4. Not having minutes of the disciplinary proceedings

There are instances where an employer insists that an employee was heard while the employee denies this. Minutes of the disciplinary proceedings not only prove that the hearing did happen, but also outlines details of what occurred. Not having minutes to support the assertion puts the employer in “he said, she said” position, leaving the determination of that particular fact to the court. It is also important to have the minutes signed by the employee as proof that they read the minutes and agree with its content. It is also an indicator that they attended the disciplinary proceedings.

5. Refusing to pay employees their dues

An employee is entitled to receive payment for what they are entitled to under their employment contract. Section 17 (1) of the Employment Act requires an employer to pay an employee the entire amount of the wages earned by or payable to them for work done. An employee must therefore receive their final dues at the time of termination unless lawful deductions such as surcharge for damaging the employer’s property, are made.

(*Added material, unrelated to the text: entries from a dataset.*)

template <int XD, int UD, int MODE, bool SKIP, bool DEFECT, int EX = 0, class MT = double>
__global__ void __launch_bounds__(64, MODE == 2 ? 2 : (MODE == 1 ? PMPC_AS_DEEP_WAVES : PMPC_AS_LEAN_WAVES)) k_bwd_as(LQArgs a) {
  constexpr bool CONE = EX == 1, XBOX = EX == 2;
  typedef Lane<XD, UD> LT;
  constexpr int KS = LT::KS, XP = LT::XP;
  constexpr bool PADX = (XD != XP);
  constexpr long long D8 = sizeof(double);
  constexpr bool DEEP = MODE != 0, SCHOL = !DEEP;
  constexpr long long MB = sizeof(MT);
  if (a.done && *a.done) return;
  const int lane = threadIdx.x;
  const int N = a.N, Nc = a.Nc, i = a.as_perm ? __builtin_amdgcn_readfirstlane(a.as_perm[blockIdx.x]) : (int)blockIdx.x;
  if (SKIP && a.as_settled_in[i]) {
    const int nc = Nc * UD;
    if (lane < nc) {
      const double *H = a.Hc_part + (size_t)i * nc * nc;
      double acc = 0.0;
      for (int cc = 0; cc < nc; cc++) acc = fma(H[(lane < cc ? lane : cc) + nc * (lane < cc ? cc : lane)], a.as_delta[cc], acc);
      a.gc_part[(size_t)i * nc + lane] += acc;
    }
    return;
  }
  const LT L(lane);
  const int g = L.g, c = L.c;
  const size_t pbase = (size_t)i * N;
  const bool own0 = (i == 0 && a.owner);
  const bool gu = g < UD;
  const double *Z = a.zeros;
  const double pwt = a.pw ? a.pw[i] : 1.0;
  const double regx = pwt * a.reg_x, regu = pwt * a.reg_u;
  const double *Xb = DEFECT ? a.X_prev : a.Xb, *Ub = DEFECT ? a.U_prev : a.Ub;
  constexpr int CKS = 64 * KS + 32;
  int jtop = N - 1, ck_k = 0;
  if (SKIP && a.as_ck) {
    const int jh = a.as_jhi[i];
    const int lo = jh > Nc ? jh : (Nc > 1 ? Nc : 1);
    const int k = lo <= PMPC_AS_CK_FIRST ? 0 : 32 - __builtin_clz((unsigned)(lo - 1) >> PMPC_AS_CK_LOG);
    if (k < a.ck_slots) { ck_k = __builtin_amdgcn_readfirstlane(k + 1); jtop = PMPC_AS_CK_FIRST << (ck_k - 1); }
    if (lane == 0 && a.ck_stat) {
      atomicAdd(a.ck_stat + (ck_k ? 0 : 2), 1ull);
      atomicAdd(a.ck_stat + (ck_k ? 1 : 3), (unsigned long long)(jtop + 1));
    }
  }
  const double *ck_ = a.as_ck ? ubase(a.as_ck, (long long)i * a.ck_slots * (long long)(CKS * sizeof(double))) : nullptr;

  const bool fF = L.cxv || L.cu;
  const MT *pF = L.cxv ? (const MT *)a.fx + (pbase + jtop) * (XD * XD) + XD * L.oc + L.row0
                       : (L.cu ? (const MT *)a.fu + (pbase + jtop) * (XD * UD) + XD * L.cb + L.row0 : (const MT *)Z);
  int sF = fF ? -(int)MB * (L.cxv ? XD * XD : XD * UD) : 0;
  typedef typename jacc::SpecFor<XD, UD>::list JSpecs;
  if constexpr (JSpecs::COUNT > 0 && std::is_same<MT, double>::value) {
    if (a.jac_compact) {
      const jacc::LaneSel js = jacc::select(JSpecs{}, a.jac_compact, lane);
      const int m = js.bwd;
      if (m != jacc::NONE) {
        pF = m >= 0 ? (const MT *)a.fx + (pbase + jtop) * js.rec + m : (const MT *)a.fx + (size_t)a.M * N * js.rec + (size_t)i * js.pool + (-1 - m);
        sF = m >= 0 ? -(int)MB * js.rec : 0;
      }
    }
  }
  const unsigned lQ = (unsigned)((L.cxv ? XD * L.oc + L.row0 : 0) * MB);
  const double pwt_x = L.cxv ? pwt : 0.0;
  const bool fR = L.cu && gu;
  const unsigned lR = (unsigned)((fR ? g + UD * L.cb : 0) * MB), lRd = (unsigned)((fR ? g + UD * L.cb : 0) * D8);
  const unsigned lxr = (unsigned)(L.row0 * D8), lxc = (unsigned)((L.cxv ? L.oc : 0) * D8);
  const unsigned lug = (unsigned)((gu ? g : 0) * D8);
  const double regx_c = L.cxv ? regx : 0.0;
  const bool umask = L.cu && g == L.cb;
  const double umask_d = umask ? 1.0 : 0.0;
  const bool diag_x = L.cxv && ((c & 3) == g);
  bool dmask[KS];
#pragma unroll
  for (int r = 0; r < KS; r++) dmask[r] = diag_x && (c >> 2) == r;
  const long long px = (long long)(pbase * XD) * D8, pu = (long long)(pbase * UD) * D8;
  const double *Xb_ = ubase(Xb, px), *Xr_ = ubase(a.X_ref, px), *Xp_ = ubase(a.X_prev, px), *f_ = ubase(a.f, px);
  const double *kff_ = ubase(a.kff, pu);
  const void *Q_ = ubase_v(a.Q, (long long)(pbase * (XD * XD)) * MB), *R_ = ubase_v(a.R, (long long)(pbase * (UD * UD)) * MB);
  const void *K_ = ubase_v(a.K, (long long)(pbase * 64) * MB);
  auto xoff = [&](int jj) { return (long long)(jj * (int)(XD * D8)); };
  auto uoff = [&](int jj) { return (long long)(jj * (int)(UD * D8)); };
  auto ld_Q = [&](int jj, double *dst) {
    const void *q = ubase_v(Q_, (long long)(jj * (int)(XD * XD * MB)));
#pragma unroll
    for (int r = 0; r < KS; r++) {
      const bool rv = !PADX || (L.row0 + r < XD);
      const double v = ldom<MT>(q, rv ? lQ + r * (unsigned)MB : 0u);
      dst[r] = rv ? v : 0.0;
    }
  };
  auto ld_xm = [&](int jj, double *dst) {
    const double *xb = ubase(Xb_, xoff(jj)), *xr = ubase(Xr_, xoff(jj));
#pragma unroll
    for (int r = 0; r < KS; r++) {
      const bool rv = !PADX || (L.row0 + r < XD);
      const unsigned o = rv ? lxr + r * 8u : 0u;
      const double v = pwt * (ldo(xb, o) - ldo(xr, o));
      dst[r] = rv ? v : 0.0;
    }
  };
  auto ld_gx = [&](int jj) -> double {
    if (DEFECT) return 0.0;
    return regx_c * (ldo(ubase(Xb_, xoff(jj)), lxc) - ldo(ubase(Xp_, xoff(jj)), lxc));
  };
  const char *pC = (const char *)Z;
  int sC = 0;
  if (gu && c == XP) { pC = (const char *)(Ub + (pbase + jtop) * UD + g); sC = -UD * (int)D8; }
  else if (gu && c == XP + 1) { pC = (const char *)(a.U_ref + (pbase + jtop) * UD + g); sC = -UD * (int)D8; }
  else if (gu && c == XP + 2) { pC = (const char *)(a.as_act + (pbase + jtop) * UD + g); sC = -UD * (int)sizeof(int); }
  else if (CONE && gu && c == XP + 3) { pC = (const char *)(a.cone_g + (pbase + jtop) * UD + g); sC = -UD * (int)D8; }
  else if (!DEFECT && g < 2 && 15 - XP - c >= 0 && 15 - XP - c < UD) {
    pC = (const char *)((g == 0 ? Ub : a.U_prev) + (pbase + jtop) * UD + (15 - XP - c));
    sC = -UD * (int)D8;
  }
  const double regu_s = (L.cu && g < 2) ? (g == 0 ? regu : -regu) : 0.0;
  auto ld_R = [&](int jj) -> double {
    const double v = ldom<MT>(ubase_v(R_, (long long)(jj * (int)(UD * UD * MB))), lR);
    return fR ? v : 0.0;
  };
  const double *CH_ = CONE ? ubase(a.cone_H, (long long)(pbase * (UD * UD)) * D8) : Z;
  auto ld_CH = [&](int jj) -> double {
    const double v = ldo(ubase(CH_, (long long)(jj * (int)(UD * UD * D8))), lRd);
    return fR ? v : 0.0;
  };
  const bool frec = (L.cxv || L.cu) && gu;
  const unsigned lrec = (unsigned)(lane * MB);
  auto st_rec = [&](int jj, double v) {
    gstom<MT>(ubase_v(K_, (long long)(jj * (int)(64 * MB))), lrec, v);
  };

  struct PipeCone { double ch; };
  struct PipeXbox { double xd, xg; };
  struct PipeNone {};
  struct Pipe : std::conditional_t<CONE, PipeCone, std::conditional_t<XBOX, PipeXbox, PipeNone>> { double F[KS], R, ctl, f, Q[KS], xb, xr, xp; };
  const double *XD_ = XBOX ? ubase(a.xb_D, px) : Z, *XG_ = XBOX ? ubase(a.xb_g, px) : Z;
  int jF = jtop;
  auto fetch_early = [&](int jj, Pipe &q) {
    if (jj < jF) { pF = (const MT *)((const char *)pF + sF); pC += sC; jF = jj; }
#pragma unroll
    for (int r = 0; r < KS; r++) q.F[r] = (!PADX || L.row0 + r < XD || (const void *)pF == (const void *)Z) ? gldm<MT>(pF + r) : 0.0;
    q.R = ld_R(jj);
    q.ctl = gld(pC);
    if (DEFECT) q.f = ldo(ubase(f_, xoff(jj)), lxc);
    if constexpr (CONE) q.ch = ld_CH(jj);
  };
  auto fetch_late = [&](int jj, int jbelow, Pipe &q) {
    ld_Q(jbelow, q.Q);
    q.xb = ldo(ubase(Xb_, xoff(jbelow)), lxc);
    q.xr = ldo(ubase(Xr_, xoff(jbelow)), lxc);
    if (!DEFECT) q.xp = ldo(ubase(Xp_, xoff(jbelow)), lxc);
    if constexpr (XBOX) {
      q.xd = ldo(ubase(XD_, xoff(jbelow)), lxc);
      q.xg = ldo(ubase(XG_, xoff(jbelow)), lxc);
    }
  };

  double S[KS], s_row[KS], s_col;
  bool bad = false;
  TL_DECL(SKIP ? 1 : 0);
  if (SKIP && ck_k > 0) {
    const double *ck = ubase(ck_, (long long)(ck_k - 1) * (long long)(CKS * D8));
#pragma unroll
    for (int r = 0; r < KS; r++) S[r] = ldo(ck, (unsigned)((lane + 64 * r) * D8));
    const double s_ck = ldo(ck, (unsigned)(64 * KS * D8) + lxc), x_ck = ldo(ck, (unsigned)((64 * KS + 16) * D8) + lxc);
    const double dx_col = L.cxv ? ldo(ubase(Xb_, xoff(jtop)), lxc) - x_ck : 0.0;
    double dx_row[KS], part = 0.0;
    col_to_row<KS>(dx_col, g, dx_row);
#pragma unroll
    for (int r = 0; r < KS; r++) part = fma(S[r], dx_row[r], part);
    part = grp_allsum(part);
    s_col = L.cxv ? s_ck + part : 0.0;
    col_to_row<KS>(s_col, g, s_row);
  } else
  {
    double Q0[KS], xm0[KS], part = 0.0;
    ld_Q(N - 1, Q0);
    ld_xm(N - 1, xm0);
#pragma unroll
    for (int r = 0; r < KS; r++) {
      part = fma(Q0[r], xm0[r], part);
      S[r] = fma(pwt_x, Q0[r], dmask[r] ? regx : 0.0);
    }
    part = grp_allsum(part);
    if constexpr (XBOX) {
      const double d0 = ldo(ubase(XD_, xoff(N - 1)), lxc);
      part += ldo(ubase(XG_, xoff(N - 1)), lxc);
#pragma unroll
      for (int r = 0; r < KS; r++) S[r] += dmask[r] ? d0 : 0.0;
    }
    s_col = L.cxv ? part + ld_gx(N - 1) : 0.0;
    col_to_row<KS>(s_col, g, s_row);
  }
  double xb_carry = DEFECT ? ldo(ubase(Xb_, xoff(N - 1)), lxc) : 0.0;

  auto stage = [&](auto main_tag, const int j, const Pipe &cur, Pipe &nxt) {
    constexpr bool MAIN = decltype(main_tag)::value;
    TL(0);
    if (MAIN && ck_ && (j & (j - 1)) == 0 && j >= PMPC_AS_CK_FIRST) {
      const double *ck = ubase(ck_, (long long)(__builtin_ctz((unsigned)j) - PMPC_AS_CK_LOG) * (long long)(CKS * D8));
#pragma unroll
      for (int r = 0; r < KS; r++) gsto(ck, (unsigned)((lane + 64 * r) * D8), S[r]);
      const double xj = DEFECT ? xb_carry : ldo(ubase(Xb_, xoff(j)), lxc);
      if (g == 0 && L.cxv) {
        gsto(ck, (unsigned)(64 * KS * D8) + lxc, s_col);
        gsto(ck, (unsigned)((64 * KS + 16) * D8) + lxc, xj);
      }
    }
    const bool cons = MAIN ? false : j < Nc;
    const bool below = MAIN ? true : j > 0;
    double Fr[KS], Qc[KS], xm_row[KS], gx_c, Du_c;
#pragma unroll
    for (int r = 0; r < KS; r++) Fr[r] = (!MAIN && j == 0 && L.cxv) ? 0.0 : cur.F[r];
    const double Rc = cur.R;
    const double um_g = pwt * (dpp_d<0x00>(cur.ctl) - dpp_d<0x55>(cur.ctl));
    const int act_g = __builtin_amdgcn_mov_dpp(__double2loint(cur.ctl), 0xAA, 0xF, 0xF, true);
    Du_c = (umask && act_g) ? a.as_big : 0.0;
    const double gu_c0 = DEFECT ? 0.0 : regu_s * dpp_d<0x140>(cur.ctl);
    const bool cone_here = CONE && (MAIN || !cons || own0);
    double gu_c = gu_c0;
    if constexpr (CONE) gu_c = fma(dpp_d<0xFF>(cur.ctl), cone_here ? umask_d : 0.0, gu_c0);
    double Hcone = 0.0;
    if constexpr (CONE) Hcone = cone_here ? cur.ch : 0.0;
    const double df_c = (DEFECT && L.cxv) ? cur.f - xb_carry : 0.0;
    if (DEFECT) xb_carry = cur.xb;
    gx_c = DEFECT ? 0.0 : regx_c * (cur.xb - cur.xp);
    if constexpr (XBOX) gx_c += cur.xg;
    col_to_row<KS>(pwt_x * (cur.xb - cur.xr), g, xm_row);
#pragma unroll
    for (int r = 0; r < KS; r++) Qc[r] = cur.Q[r];
    auto late_pf = [&]() { if (below) fetch_late(j - 1, j >= 2 ? j - 2 : 0, nxt); };
    TL(1);
    if (MODE == 1) late_pf();
// ... 119 lines not shown
      stage(std::true_type{}, j - 2, P2, P2);
      __builtin_amdgcn_sched_barrier(0);
    }
    for (; j >= 0; j--) {
      fetch(j - 2, P2);
      if (j >= jmin) stage(std::true_type{}, j, P0, P0);
      else stage(std::false_type{}, j, P0, P0);
      P0 = P1;
      P1 = P2;
    }
  } else {
    Pipe A, B;
    fetch_early(jtop, A);
    fetch_late(jtop, jtop >= 1 ? jtop - 1 : 0, A);
    for (; j >= jmin; j--) {
      stage(std::true_type{}, j, A, B);
      A = B;
    }
    if (j >= jmin) {
      stage(std::true_type{}, j, A, B);
      A = B;
      j--;
    }
    for (; j >= 0; j--) {
      stage(std::false_type{}, j, A, B);
      A = B;
    }
  }
  if (bad && lane == 0) *a.fail = 2;
}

6. Not conducting exit interviews

Exit interviews are important because they help the employer assess their practices and procedures, to identify the non-compliant areas and those that need improvement. They give an in-depth look into the processes, organizational culture, employee motivation and management solutions. Majority of the employees exiting an organization are usually honest and forthcoming about their feelings towards the organization and their time there. Consequently, the feedback given is constructive hence instrumental in changing practices that expose the employer to risk of claims for unfair termination or unfair labour practices.

Conclusion

Employers should strive to avoid these mistakes because it may cost them money in terms of court fees, legal fees and compensation where the termination is deemed unfair. It also wastes their time and affects the quality of their evidence, where the case takes long as they are likely to lose their witnesses.